Identification of key genes and evaluation of immune cell infiltration in vitiligo.

BACKGROUND

To improve the understanding of the molecular mechanism of vitiligo is necessary to predict and formulate new targeted gene therapy strategies.

METHODS

GSE65127, GSE75819, GSE53146 and GSE90880 were collected, and obtained four groups of differentially expressed genes (DEGs) by limma R package. Through weighted gene co-expression network analysis (WGCNA), the co-expression of genes with large variance in GSE65127 and GSE75819 was identified. Enrichment analysis of intersection gene between module genes and DEGs with the same up-regulated or down-regulated in GSE65127 and GSE75819 was performed. In addition, ssGSEA was used to identify the immune infiltration of vitiligo in four datasets.

RESULTS

A total of 3083 DEGs and 16 modules were identified from GSE65127, and 5014 DEGs and 6 modules were screened from GSE75819. Finally, 77 important DEGs were identified. Enrichment analysis showed that 77 DEGs were mainly involved in spliceosome etc. The results of GSVA showed that melanogenesis, Fc gamma R-mediated phagocytosis, leishmaniasis, Wnt pathway and glycolipid metabolism were important KEGG pathways.

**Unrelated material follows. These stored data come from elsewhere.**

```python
class PostCfg(ctypes.Structure):
    _fields_ = [("num_scales", ctypes.c_int32),
# ... 67 lines not shown
    "om_model_create": (_i, [ctypes.POINTER(_vp), _i, _i]),
    "om_model_create_variant": (_i, [ctypes.POINTER(_vp), _i, _i, _i]),
    "om_model_destroy": (None, [_vp]),
    "om_model_num_layers": (_i, [_vp]),
    "om_model_layer_info": (_i, [_vp, _i, ctypes.POINTER(LayerInfo)]),
    "om_model_weight_floats": (_sz, [_vp]),
    "om_model_load_weights": (_i, [_vp, _vp, _sz, _i]),
    "om_model_weight_split_words": (_sz, [_vp]),
    "om_model_load_weights_split": (_i, [_vp, _vp, _sz]),
    "om_model_set_precision": (_i, [_vp, _i]),
    "om_model_get_precision": (_i, [_vp]),
    "om_model_set_latency_cells": (_i, [_vp, ctypes.c_longlong]),
    "om_model_set_latency_ksplit": (_i, [_vp, _i]),
    "om_model_attach_postprocess": (_i, [_vp, ctypes.POINTER(PostCfg), _vp, _vp, _vp, _vp, _vp, _vp, ctypes.c_size_t]),
    "om_model_set_upsample_on_read": (_i, [_vp, _i]),
    "om_conv2d_split": (_i, [_vp, _i, _i, _i, _i, _i, _vp, _vp, _vp, _i, _i, _i, _i, _vp, _i, _vp, _i, _i, _i, _i, _i, _vp, _vp]),
    "om_conv2d_split_k": (_i, [_vp, _i, _i, _i, _i, _i, _vp, _vp, _vp, _i, _i, _i, _i, _vp, _i, _vp, _i, _i, _i, _i, _i, _i, _vp, _vp]),
    "om_conv2d_winograd24_split": (_i, [_vp, _i, _i, _i, _i, _i, _vp, _vp, _vp, _i, _i, _vp, _i, _vp, _i, _vp, _sz, _vp, _vp]),
    "om_set_stem_fusion": (_i, [_i, _i]),
    "om_get_stem_fusion": (_i, [_i]),
    "om_get_conv3x3_f16_variant": (_i, []),
    "om_set_conv3x3_f16_variant": (_i, [_i]),
    "om_conv2d_wino14_split": (_i, [_vp, _i, _i, _i, _i, _i, _vp, _vp, _vp, _i, _i, _vp, _i, _vp, _i, _vp, _vp]),
    "om_conv2d_wino14_wide_scratch_bytes": (_sz, [_i, _i, _i, _i]),
    "om_conv2d_wino14_wide": (_i, [_vp, _i, _i, _i, _i, _i, _vp, _vp, _vp, _i, _i, _vp, _i, _vp, _i, _vp, _sz, _vp, _vp]),
    "om_set_wino14_wide": (_i, [_i]),
    "om_get_wino14_wide": (_i, []),
    "om_forward_workspace_bytes": (_sz, [_vp, _i, _i, _i]),
    "om_forward_status_offset": (_sz, [_vp, _i, _i, _i]),
    "om_forward": (_i, [_vp, _vp, _i, _i, _i, _vp, _vp, _vp, _vp, _vp, _sz, _vp]),
    "om_layer_tile": (_i, [_vp, _i, _i, _i, _i, ctypes.POINTER(ctypes.c_int), ctypes.POINTER(ctypes.c_int),
                           ctypes.POINTER(ctypes.c_int)]),
    "om_model_weight_halfs": (_sz, [_vp]),
    "om_model_load_weights_f16": (_i, [_vp, _vp, _sz]),
    "om_forward_f16_workspace_bytes": (_sz, [_vp, _i, _i, _i]),
    "om_forward_f16": (_i, [_vp, _vp, _i, _i, _i, _vp, _vp, _vp, _vp, _vp, _sz, _vp]),
    "om_layer_tile_f16": (_i, [_vp, _i, _i, _i, _i, ctypes.POINTER(ctypes.c_int), ctypes.POINTER(ctypes.c_int),
                               ctypes.POINTER(ctypes.c_int)]),
    "om_conv2d_f16": (_i, [_vp, _i, _i, _i, _i, _i, _vp, _vp, _vp, _i, _i, _i, _i, _vp, _i, _vp, _i, _i, _vp]),
    "om_conv2d_stem_f16": (_i, [_vp, _i, _i, _i, _vp, _vp, _vp, _i, _vp, _vp]),
    "om_conv2d_winograd_scratch_bytes": (_sz, [_i, _i, _i, _i]),
    "om_conv2d_winograd": (_i, [_vp, _i, _i, _i, _i, _i, _vp, _vp, _vp, _i, _i, _vp, _i, _vp, _i, _vp, _sz, _vp]),
    "om_layer_output_view": (_i, [_vp, _i, _i, _i, _i, _i, ctypes.POINTER(ctypes.c_size_t), ctypes.POINTER(ctypes.c_int),
                                  ctypes.POINTER(ctypes.c_int), ctypes.POINTER(ctypes.c_int)]),
    "om_model_keep_activations": (_i, [_vp, _i]),
    "om_conv2d_winograd24_scratch_bytes": (_sz, [_i, _i, _i, _i]),
# ... 112 lines not shown
```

The genes involved in these pathways were identified as key genes (MARCKSL1, MC1R, PNPLA2 and PRICKLE2). The AUC values of MC1R were the highest. Furthermore, different immune cells had different infiltration in vitiligo. There was a high correlation between immune cells and key genes.

CONCLUSIONS

MC1R was found as a key gene in vitiligo and involved in the melanogenesis. The immune cells were different infiltration in vitiligo. These results suggested that key genes may be used as markers of vitiligo, and were associated with immune cell, especially MC1R.